If you regularly update your Facebook Page but are less likely to update your web page, it’s not a bad idea to have this feed right on your website.
You can find the information on how to do that here: https://developers.facebook.com/docs/plugins/page-plugin
Remember a few weeks ago I talked about fish bowling? This is where you use a tool to grow your mailing list in a physical location. Well you can fish bowl on your website too! And why not?
If you’re using tools like MailChimp (my favorite - and it’s free with under 2,000 names) or any other professional email tool there are components where you can have people sign-up right on your website. You’ll find these sign-ups on this website - perhaps that’s how you joined our family?
This is a great way to legitimately grow your list and increase your owned reach. Here are five tips for growing your email list as well.
All the tools I mentioned here, by default, include the ability to be mobile-friendly. The number of people who view your website on their mobile devices is ever increasing with some sites getting a majority of their viewership is on mobile devices.
Google uses a number of factors in returning search results. One of those is location. For example, if you’re in The Bronx and you search for pizza it doesn’t do any good to return results for pizza parlors in Greely, Colorado.
If your business services specific areas or geographies make sure this is in the information on your site. If your business serves the entire US or the world, that should also be readily apparent.
If you’re not a great speller or don’t know the difference between “your” and “you’re” please, please, please have a sergeant on the Grammar Police look it over before you start showing it to the world.
While those who share your inability to master the English language won’t care that there are improper uses and misspelled words, those that do care will probably not be your customer. Remember the fewer barriers there are to turning someone into a customer the better.
Have a blog
You almost certainly should have a blog on your site to help with SEO and to keep your customers coming back. My article What Is a Blog and Why do I Need One will give you more information on this subject.
What about WordPress?
You’ll notice I didn’t mention WordPress as a tool to build your own site. WordPress is the tool that about a quarter of the Internet is built with. It may be one of the best tools out there and is also one of the most flexible. So why not recommend WordPress?

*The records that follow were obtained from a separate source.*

typedef __attribute__((address_space(1))) const void* gptr_t;
typedef __attribute__((address_space(3))) void* lptr_t;

__device__ __forceinline__ int inv_kperm32(int p) { return ((p & 7) << 2) | ((p >> 3) & 3); }
template <int EPI> struct Epi16 {
// ... 105 lines not shown
            int gn = n0 + c; if (gn > a.N - 1) gn = a.N - 1;
            gB[i] = a.W + (long)gn * a.ldw + pchunk * 8;
        }
    };
    auto stage = [&](int buf, int kb) {
        char* base = lds + buf * (BM + BN) * 128;
        if (PROBE && (a.probe & 32)) {
#pragma unroll
            for (int i = 0; i < A_PIECES; ++i) __builtin_amdgcn_global_load_lds((gptr_t)(gA[i] + kb * 64), (lptr_t)(base + (wave * A_PIECES + i) * 1024), 16, 0, 2);
        } else {
#pragma unroll
            for (int i = 0; i < A_PIECES; ++i) __builtin_amdgcn_global_load_lds((gptr_t)(gA[i] + kb * 64), (lptr_t)(base + (wave * A_PIECES + i) * 1024), 16, 0, 0);
        }
        if (PROBE && (a.probe & 64)) {
#pragma unroll
            for (int i = 0; i < B_PIECES; ++i) __builtin_amdgcn_global_load_lds((gptr_t)(gB[i] + kb * 64), (lptr_t)(base + BM * 128 + (wave * B_PIECES + i) * 1024), 16, 0, 2);
        } else {
#pragma unroll
            for (int i = 0; i < B_PIECES; ++i) __builtin_amdgcn_global_load_lds((gptr_t)(gB[i] + kb * 64), (lptr_t)(base + BM * 128 + (wave * B_PIECES + i) * 1024), 16, 0, 0);
        }
    };
    const int fo0 = ((g ^ (r16 & 7)) << 4), fo1 = fo0 ^ 64;
    const int aoff = (wr * WTM + r16) * 128, boff = BM * 128 + (wc * WTN + r16) * 128;
    const int xoff = X_IS_M ? aoff : boff, yoff = X_IS_M ? boff : aoff;
    const int nk = a.K >> 6;
    const int x_lim = X_IS_M ? Mv : a.N, y_lim = X_IS_M ? a.N : a.M;
    int tile = blockIdx.x;
    if (tile >= nblk) return;
    int m0, n0; tile_origin(tile, m0, n0); tile_sources(m0, n0);
    stage(0, 0);
    for (;;) {
        asm volatile("s_waitcnt vmcnt(0)" ::: "memory");
        __syncthreads();
        f32x4 acc[TX][TY];
#pragma unroll
        for (int i = 0; i < TX; ++i)
#pragma unroll
            for (int j = 0; j < TY; ++j) acc[i][j] = (f32x4){0.f, 0.f, 0.f, 0.f};
        for (int kb = 0; kb < nk; ++kb) {
            const char* base = lds + (kb & 1) * (BM + BN) * 128;
            if (!PROBE) stage((kb + 1) & 1, min(kb + 1, nk - 1));
            else if (kb + 1 < nk && !(a.probe & 1)) stage((kb + 1) & 1, kb + 1);
#pragma unroll
            for (int kk = 0; kk < 2; ++kk) {
                if (PROBE && (a.probe & 2)) break;
                const int fo = kk ? fo1 : fo0;
                f16x8 fx[TX], fy[TY];
#pragma unroll
                for (int t = 0; t < TX; ++t) fx[t] = *(const f16x8*)(base + xoff + t * 2048 + fo);
#pragma unroll
                for (int t = 0; t < TY; ++t) fy[t] = *(const f16x8*)(base + yoff + t * 2048 + fo);
#pragma unroll
                for (int i = 0; i < TX; ++i)
#pragma unroll
                    for (int j = 0; j < TY; ++j) acc[i][j] = MFMA16X32(fx[i], fy[j], acc[i][j]);
            }
            if (kb + 1 < nk) { asm volatile("s_waitcnt vmcnt(0)" ::: "memory"); __syncthreads(); }
        }
        if (!PROBE) asm volatile("s_waitcnt vmcnt(0)" ::: "memory");
        __syncthreads();
        const int X0 = X_IS_M ? m0 : n0, Y0 = X_IS_M ? n0 : m0;
        tile += gridDim.x;
        const bool more = tile < nblk;
        if (more) { tile_origin(tile, m0, n0); tile_sources(m0, n0); if (!(PROBE && (a.probe & 1))) stage(0, 0); }
        if (!(PROBE && (a.probe & 4))) {
            constexpr bool F32OUT = Epi16Out<EPI>::F32OUT;
            constexpr int BX = X_IS_M ? BM : BN, BY = X_IS_M ? BN : BM, WTX = X_IS_M ? WTM : WTN, WTY = X_IS_M ? WTN : WTM;
            constexpr int ESZ = F32OUT ? 4 : 2, ROWB = BX * ESZ, CPR = ROWB / 16;
            constexpr int RP = ((BM + BN) * 128) / ROWB < BY ? ((BM + BN) * 128) / ROWB : BY;
            constexpr int NPASS = BY / RP, CE = 16 / ESZ;
            static_assert(BY % RP == 0 && (CPR & (CPR - 1)) == 0, "whole passes, power-of-two chunks per row");
            char* stg = lds + (BM + BN) * 128;
            float* bias_l = (float*)(lds + 2 * (BM + BN) * 128);
            const int wX = X_IS_M ? wr : wc, wY = X_IS_M ? wc : wr;
            const int div = X_IS_M ? a.Tpad : (a.n_ctx > 0 ? a.n_ctx : 1), org = X_IS_M ? X0 : Y0;
            const int qb = org / div, rb = org % div;
            {
                constexpr int NB = X_IS_M ? BY : BX;
                if (tid < NB) { const int pos = (X_IS_M ? Y0 : X0) + tid; const int f = (PERM && !X_IS_M) ? ((pos & ~31) | inv_kperm32(pos & 31)) : pos;
                bias_l[tid] = (a.bias && f < a.N) ? a.bias[f] : 0.0f; }
                __syncthreads();
            }
            for (int pass = 0; pass < NPASS; ++pass) {
                auto phase_a = [&](auto raw_tag) {
                    constexpr bool RAW = decltype(raw_tag)::value;
#pragma unroll
                for (int j = 0; j < TY; ++j) {
                    const int yl = wY * WTY + j * 16 + r16;
                    if ((wY * WTY + j * 16) / RP != pass) continue;
                    const int ylp = yl - pass * RP;
#pragma unroll
                    for (int i = 0; i < TX; ++i) {
                        const int xl = wX * WTX + i * 16 + 4 * g, p0 = X0 + xl;
                        float o[4];
                        const f32x4 bx = X_IS_M ? (f32x4){bias_l[yl], bias_l[yl], bias_l[yl], bias_l[yl]} : *(const f32x4*)(bias_l + xl);
#pragma unroll
                        for (int r = 0; r < 4; ++r) {
                            o[r] = RAW ? acc[i][j][r] : epi_value<EPI>(a, p0 + r, acc[i][j][r], bx[r]);
                            if (X_IS_M) { int key = rb + (((xl + r) & ~31) | inv_kperm32((xl + r) & 31)); if (key >= a.Tpad) key -= a.Tpad; if (key >= a.n_ctx) o[r] = 0.0f; }
                        }
                        const int ck = xl / CE;
                        char* dst = stg + ylp * ROWB + ((ck ^ (ylp & (CPR - 1))) << 4);
                        if (F32OUT) *(f32x4*)dst = (f32x4){o[0], o[1], o[2], o[3]};
                        else *(f16x4*)(dst + ((xl % CE) >= 4 ? 8 : 0)) = (f16x4){f2h(o[0]), f2h(o[1]), f2h(o[2]), f2h(o[3])};
                    }
                }
                };
                if (PROBE && (a.probe & 16)) phase_a(std::true_type{}); else phase_a(std::false_type{});
                __syncthreads();
                constexpr int NCH = RP * CPR / (NW * 64), BATCH = !F32OUT ? 2 : (NCH < 4 ? NCH : 4);
                static_assert((RP * CPR) % (NW * 64) == 0 && NCH % BATCH == 0, "whole chunks per thread");
#pragma unroll 1
                for (int c0 = 0; c0 < NCH; c0 += BATCH) {
                    long off[BATCH]; f32x4 opnd[BATCH]; int lofs[BATCH];
#pragma unroll
                    for (int u = 0; u < BATCH; ++u) {
                        const int cid = tid + (c0 + u) * NW * 64, ylp = cid / CPR, pc = cid % CPR, ck = pc ^ (ylp & (CPR - 1));
                        const int y = Y0 + pass * RP + ylp, px = X0 + ck * CE;
                        lofs[u] = ylp * ROWB + (pc << 4);
                        off[u] = (y >= y_lim || px >= x_lim || (PROBE && (a.probe & 8))) ? -1 : epi_chunk_offset<EPI>(a, y, px, pass * RP + ylp, ck * CE, qb, rb);
                        if (EPI == EPI_F32) opnd[u] = (a.res && off[u] >= 0) ? (SKW_EPI_RES_NT ? __builtin_nontemporal_load((const f32x4*)(a.res + (long)y * a.ldres + px))
                                                                                                : *(const f32x4*)(a.res + (long)y * a.ldres + px))
                                                                              : (f32x4){0.f, 0.f, 0.f, 0.f};
                        if (EPI == EPI_CONV2) { int i = rb + pass * RP + ylp; if (i >= a.n_ctx) i -= a.n_ctx;
                        opnd[u] = (off[u] >= 0) ? *(const f32x4*)(a.pe + (long)i * a.N + px) : (f32x4){0.f, 0.f, 0.f, 0.f}; }
                    }
#pragma unroll
                    for (int u = 0; u < BATCH; ++u) {
                        if (off[u] < 0) continue;
                        if (F32OUT) {
                            f32x4 v = *(const f32x4*)(stg + lofs[u]);
                            if (EPI == EPI_F32) { if (a.res) { v[0] = v[0] + opnd[u][0]; v[1] = v[1] + opnd[u][1]; v[2] = v[2] + opnd[u][2]; v[3] = v[3] + opnd[u][3]; } }
                            else { v[0] = opnd[u][0] + v[0]; v[1] = opnd[u][1] + v[1]; v[2] = opnd[u][2] + v[2]; v[3] = opnd[u][3] + v[3]; }
                            if (SKW_EPI_ST_NT) __builtin_nontemporal_store(v, (f32x4*)((float*)a.C + off[u])); else *(f32x4*)((float*)a.C + off[u]) = v;
                        } else { const u32x4 o16 = *(const u32x4*)(stg + lofs[u]); if (SKW_EPI_ST_NT) __builtin_nontemporal_store(o16, (u32x4*)((half_t*)a.C + off[u]));
                        else *(u32x4*)((half_t*)a.C + off[u]) = o16; }
                    }
                }
                __syncthreads();
            }
        }
        if (!more) break;
    }
}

Because WordPress is open source and public domain and very, very flexible it also has tons and tons of options. I still believe that WordPress is better left to those who wish to truly immerse themselves in web design or have very specific needs.
There are sites I work on where the client/business owner has the ability to modify content on their schedule and this gives them the power of the WordPress framework but the ability to modify content on their schedule - also a huge bonus. This is also a good option but not what this article is about - building your own site in one afternoon.